The data reported in the present investigation, aiming to evaluate the attachment ability of N. viridula at the adult stage on different host plant species, reveal that N. viridula realizes the same attachment on both sides of each plant, except for P. vulgaris. The best adhesion is realized on S. melongena. This means that the dense pubescence, formed by non-glandular stellate trichomes with vertical arms and accumbent side arms present on both leave surfaces of this plant species, does not reduce the insect attachment ability but, on the contrary, is probably used by insect claws to improve attachment during pulling. Notwithstanding one of the main function of plant trichomes is to contribute to the plant defense mechanism against herbivores (see review by2), for some insects on some plants, it was reported that trichomes provide an additional “foothold” and thus may promote insect attachment to a plant4,8,29,30. Attachment tests on the chrysomelid beetle Phaedon cochleariae on different mutants of Brassica sp. revealed that trichomes may provide clinging sites for the tarsal claws29. Attachment ability of the beetle Chrisolina fastuosa to hairy plant substrata with trichomes of different sizes showed that the beetles attached well to all these surfaces and the size and density of trichomes seemed to have no significant effect on attachment30. The omnivorous mirid bug Dicyphus errans lives on pubescent plants and shows morphological (elongated curved claws, long and slender legs) and behavioural (specialised locomotion) adaptations to hairy plant substrates. The traction force of D. errans was measured on different hairy plants among which S. melongena and a significant positive correlation between the force and both the trichome length and diameter was found8.

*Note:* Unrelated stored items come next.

struct HostPool {
    std::vector<std::thread> th;
    std::mutex mu;
    std::condition_variable cv, cv_done;
    std::deque<std::function<void()>> q;
    size_t pending = 0;
    bool stop = false;
    explicit HostPool(unsigned n) {
        for (unsigned i = 0; i < n; i++)
            th.emplace_back([this] {
                for (;;) {
                    std::function<void()> job;
                    {
                        std::unique_lock<std::mutex> lk(mu);
                        cv.wait(lk, [this] { return stop || !q.empty(); });
                        if (q.empty()) return;
                        job = std::move(q.front());
                        q.pop_front();
                    }
                    job();
                    {
                        std::lock_guard<std::mutex> lk(mu);
                        if (--pending == 0) cv_done.notify_all();
                    }
                }
            });
    }
    void submit(std::function<void()> f) {
        {
            std::lock_guard<std::mutex> lk(mu);
            q.push_back(std::move(f));
            pending++;
        }
// ... 19 lines not shown
#ifndef ZK_MSM_TU_G2
void msm_host_pool_destroy(zk_ctx* ctx) {
    delete (HostPool*)ctx->host_pool;
    ctx->host_pool = nullptr;
}

#endif
struct MsmClass {
    bool shared = false;
    int rpi = 0;
    size_t row_len = 0;
    int copies = 2;
    int c = 0;
    int key_c = 0;
    int size_key = 0;
    int narrow_from = 0x7fffffff;
    int w0 = 0, wc = 0;
    int part = 0, nparts = 1;
    int npair = 0;
    bool pair = false;
    WinLayout L{};
    std::vector<size_t> idx;
    size_t ns = 0, nb = 0, rows = 0, total = 0, tiles_per_w = 0, total_tiles = 0, chunk_len = 0, cc_elems = 0;
    u32 T = 32, nchunks = 0, np = 1;
    int low_bits = 0;
    int idx_bits = 0;
    bool staged_scatter = false;
    bool fused_tab = false;
    bool tiled_l2 = false;
    u32 tab_spt = 2;
    int tab_c = 0;
    u32 l2_ub = 0;
    size_t pinned_off = 0;
    size_t off[10] = {0, 0, 0, 0, 0, 0, 0, 0, 0, 0};
};

static int quantised_window(int c) {
    const int step = std::max(1, (int)tuning().msm_qstep);
    return c <= 5 ? 5 : (c > 17 ? 19 : std::min(17, 5 + step * ((c - 5 + step - 1) / step)));
}

struct MsmRun {
    int lane = 0;
    bool own_mem = false;
    size_t count = 0;
    std::vector<MsmItem> items;
    std::vector<MsmClass> classes;
    std::vector<size_t> empty_items;
    void* buf[10] = {};
    char* hpin = nullptr;
    size_t pinned_bytes = 0;
    size_t accum_wg_cap = 0;
};

static void msm_release(zk_ctx* ctx, MsmRun& run) {
    if (!run.own_mem || run.lane <= 0) return;
    ctx->lanes[run.lane].busy = false;
    run.lane = -1;
}
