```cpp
int kd_lidar_seg_max_bwd(const float* y, const float* sc, const float* sh, int act, const float* grid, const float* dout,
                         const float* mean, const float* invstd, const int* seg_start, const int* perm,
                         const int* row_of_point, float* G, float* partial, int64_t P, int64_t ncells, int C, void* stream) {
  KD_REQUIRE(y && sc && sh && grid && dout && mean && invstd && seg_start && row_of_point && G && partial && P > 0 && ncells > 0,
             KD_ERR_ARG, "kd_lidar_seg_max_bwd: bad args");
  KD_REQUIRE(act != KD_ACT_RELU6, KD_ERR_ARG, "kd_lidar_seg_max_bwd: ReLU6 is not supported in the scatter-max backward (a saturated maximum has derivative 0; the holder split here is ReLU's)");
  KD_REQUIRE(C == 64 || C == 128 || C == 256, KD_ERR_SHAPE, "kd_lidar_seg_max_bwd: C must be 64, 128 or 256 (got %d)", C);
  SegArgs a{y, sc, sh, act, seg_start, perm, const_cast<float*>(grid), dout, mean, invstd, G, partial, ncells, C, 0, nullptr, nullptr, 0};
  const dim3 gr(seg_grid(ncells)), bl(256);
  hipStream_t st = (hipStream_t)stream;
  const int c4 = C / 4;
  const int64_t per_block = (int64_t)(256 / c4) * 16;
  hipLaunchKernelGGL(seg_zero_invalid_kernel, dim3((unsigned)((P + per_block - 1) / per_block)), dim3(256), 0, st, row_of_point, G, P, c4);
  KD_SEG_LAUNCH(seg_max_bwd_kernel);
#undef KD_SEG_LAUNCH
  return kd_check_launch("kd_lidar_seg_max_bwd");
}

int64_t kd_lidar_seg_share_stat_rows(int64_t ncells, int64_t P) { return seg_grid(ncells) + seg_long_grid(P); }

int kd_lidar_seg_share_bwd(const float* y, const float* sc, const float* sh, int act, const float* grid, const float* dout,
                           const float* mean, const float* invstd, const int* seg_start, const int* row_sorted, float* share,
                           float* cnt_ws, float* partial, int64_t P, int64_t ncells, int C, void* stream) {
  KD_REQUIRE(y && sc && sh && grid && dout && mean && invstd && seg_start && row_sorted && share && cnt_ws && partial && ncells > 0 && P > 0,
             KD_ERR_ARG, "kd_lidar_seg_share_bwd: bad args");
  KD_REQUIRE(act != KD_ACT_RELU6, KD_ERR_ARG, "kd_lidar_seg_share_bwd: ReLU6 is not supported in the scatter-max backward (a saturated maximum has derivative 0; the holder split here is ReLU's)");
  KD_REQUIRE(C == 64 || C == 128 || C == 256, KD_ERR_SHAPE, "kd_lidar_seg_share_bwd: C must be 64, 128 or 256 (got %d)", C);
  SegArgs a{y, sc, sh, act, seg_start, nullptr, const_cast<float*>(grid), dout, mean, invstd, share, partial, ncells, C,
            SEG_LONG, row_sorted, cnt_ws, seg_grid(ncells)};
  const dim3 gr(seg_grid(ncells)), gl(seg_long_grid(P)), bl(256);
  hipStream_t st = (hipStream_t)stream;
  if (C == 64) {
    hipLaunchKernelGGL((seg_max_bwd_kernel<1, false, true>), gr, bl, 0, st, a);
    hipLaunchKernelGGL((seg_long_kernel<1, 1>), gl, bl, 0, st, a);
    hipLaunchKernelGGL((seg_long_kernel<1, 2>), gl, bl, 0, st, a);
  } else if (C == 128) {
    hipLaunchKernelGGL((seg_max_bwd_kernel<2, false, true>), gr, bl, 0, st, a);
    hipLaunchKernelGGL((seg_long_kernel<2, 1>), gl, bl, 0, st, a);
    hipLaunchKernelGGL((seg_long_kernel<2, 2>), gl, bl, 0, st, a);
  } else {
    hipLaunchKernelGGL((seg_max_bwd_kernel<4, false, true>), gr, bl, 0, st, a);
    hipLaunchKernelGGL((seg_long_kernel<4, 1>), gl, bl, 0, st, a);
    hipLaunchKernelGGL((seg_long_kernel<4, 2>), gl, bl, 0, st, a);
  }
  return kd_check_launch("kd_lidar_seg_share_bwd");
}

int kd_lidar_seg_hold_fwd(const float* y, const float* sc, const float* sh, int act, const int* seg_start, const int* row_sorted,
                          float* grid, float* rawmax, uint8_t* holders, int64_t P, int64_t ncells, int C, void* stream) {
  KD_REQUIRE(y && sc && sh && seg_start && row_sorted && grid && rawmax && holders && ncells > 0 && P > 0, KD_ERR_ARG,
             "kd_lidar_seg_hold_fwd: bad args");
  KD_REQUIRE(C == 64 || C == 128 || C == 256, KD_ERR_SHAPE, "kd_lidar_seg_hold_fwd: C must be 64, 128 or 256 (got %d)", C);
  KD_REQUIRE(act == KD_ACT_RELU || act == KD_ACT_RELU6, KD_ERR_ARG, "kd_lidar_seg_hold_fwd: needs a non-negative activation");
  KD_REQUIRE((uintptr_t)holders % 4 == 0, KD_ERR_ARG, "kd_lidar_seg_hold_fwd: holders must be 4-byte aligned");
  SegArgs a{y, sc, sh, act, seg_start, nullptr, grid, nullptr, nullptr, nullptr, nullptr, nullptr, ncells, C,
            SEG_LONG, row_sorted, nullptr, 0, rawmax, holders};
  const dim3 gr(seg_grid(ncells)), gl(seg_long_grid(P)), bl(256);
  hipStream_t st = (hipStream_t)stream;
  if (C == 64) {
    hipLaunchKernelGGL((seg_hold_fwd_kernel<1>), gr, bl, 0, st, a);
    hipLaunchKernelGGL((seg_long_kernel<1, 0>), gl, bl, 0, st, a);
  } else if (C == 128) {
    hipLaunchKernelGGL((seg_hold_fwd_kernel<2>), gr, bl, 0, st, a);
    hipLaunchKernelGGL((seg_long_kernel<2, 0>), gl, bl, 0, st, a);
// ... 38 lines not shown
```

Before: 3658 frames/s.

## Tile stable count sort over 8 points per thread and recompute keys in fill

Measured after the change: 3675 frames/s, median of 6. No clear change (+0.5%).

```diff
diff --git a/lightweight-multi-modal-scene-understanding-via-knowledge-distillation_amd/csrc/kd_lidar.hip b/lightweight-multi-modal-scene-understanding-via-knowledge-distillation_amd/csrc/kd_lidar.hip
--- a/lightweight-multi-modal-scene-understanding-via-knowledge-distillation_amd/csrc/kd_lidar.hip
+++ b/lightweight-multi-modal-scene-understanding-via-knowledge-distillation_amd/csrc/kd_lidar.hip
@@ -466,40 +466,55 @@
 }
 
 constexpr int SORT_BLK = 1024;
+constexpr int SORT_PPT = 8;
+constexpr int SORT_TILE = SORT_BLK * SORT_PPT;
 constexpr int SORT_MAX_BINS = 36865;
 
-__global__ __launch_bounds__(SORT_BLK) void stable_count_kernel(const float* __restrict__ pts, int* __restrict__ key_out,
-                                                                int* __restrict__ lrank_out, int* __restrict__ T, int64_t N,
-                                                                int nblk, BevGeom g) {
+__global__ __launch_bounds__(SORT_BLK) __attribute__((amdgpu_waves_per_eu(8)))
+void stable_count_kernel(const float* __restrict__ pts, int* __restrict__ lrank_out, int* __restrict__ T, int64_t N, int nblk,
+                         BevGeom g) {
   extern __shared__ int hist[];
   const int HW = g.H * g.W, nb = HW + 1;
   const int tid = threadIdx.x, lane = tid & 63, wave = tid >> 6;
   const int b = blockIdx.x / nblk, blk = blockIdx.x % nblk;
   for (int i = tid; i < nb; i += SORT_BLK) hist[i] = 0;
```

A good adhesion has been realised by N. viridula also on G. max and C. pepo leaves. Both sides of G. max leaves are characterised by the presence of long and thin non-grandular trichomes and by a very uniform, regular and dense three-dimensional epicuticular wax coverage composed of one layer of irregular platelets. Probably, the ability of N. viridula to attach to this plant is guaranteed by the reduced thickness of the wax layer, if it is compared to other plant species. Indeed, not only the presence of cristalline wax, but also the crystal length and density of the epicuticular wax coverage may effect insect attachment, as observed for the beetle Cryptolaemus montrouzieri (hairy pads) moving on the leaflets of the Pisum sativum plants with wild-type surface waxes and with reduced surface waxes, caused by a mutation wel (wax eliminator)31. Moreover in G. max, the presence of long trichomes, as above reported, can provide clinging sites for the claws. This last property can be attributed also to the non-branched, cone-shaped multicellular non-glandular trichomes with sharp tips featuring the typical pubescence of the leaves of C. pepo.

Adhesion of N. viridula to P. vulgaris is higher on the abaxial side of the leaf, if compared with the adaxial side. Indeed, the two sides of the leaf show different features due to the different distribution of the two kinds of non-glandular trichomes typical of this plant species. The adaxial side is characterized by a great number of non-glandular trichomes with very sharp tip protruding at very shallow angles and pointed to one preferred direction, responsible for a regular and dense anisotropic coverage on the surface. The abaxial side is characterized by prevalence of a second type of non-glandular trichomes with characteristic hook-shaped structures having sharp tips pointed to different directions. These hooked trichomes responsible for the ability of bean leaves to entrap insects28,32,33,34,35,36 are more abundant on the abaxial side. In any case, they are probably useful for N. viridula to attach to the surface, when pulling parallel or perpendicular to the leaf surface. The lower traction force, recorded on the adaxial leaf side, is probably due to the surface anisotropy that does not facilitate claw interlocking, as previously reported37. The role of anisotropy in the decrease of N. viridula attachment ability is confirmed by the higher normalized safety factor recorded on the cv. Bronco (characterized by very few non-glandular straight trichomes and consequently by absence of anisotropy), if compared to the cv. Blue lake.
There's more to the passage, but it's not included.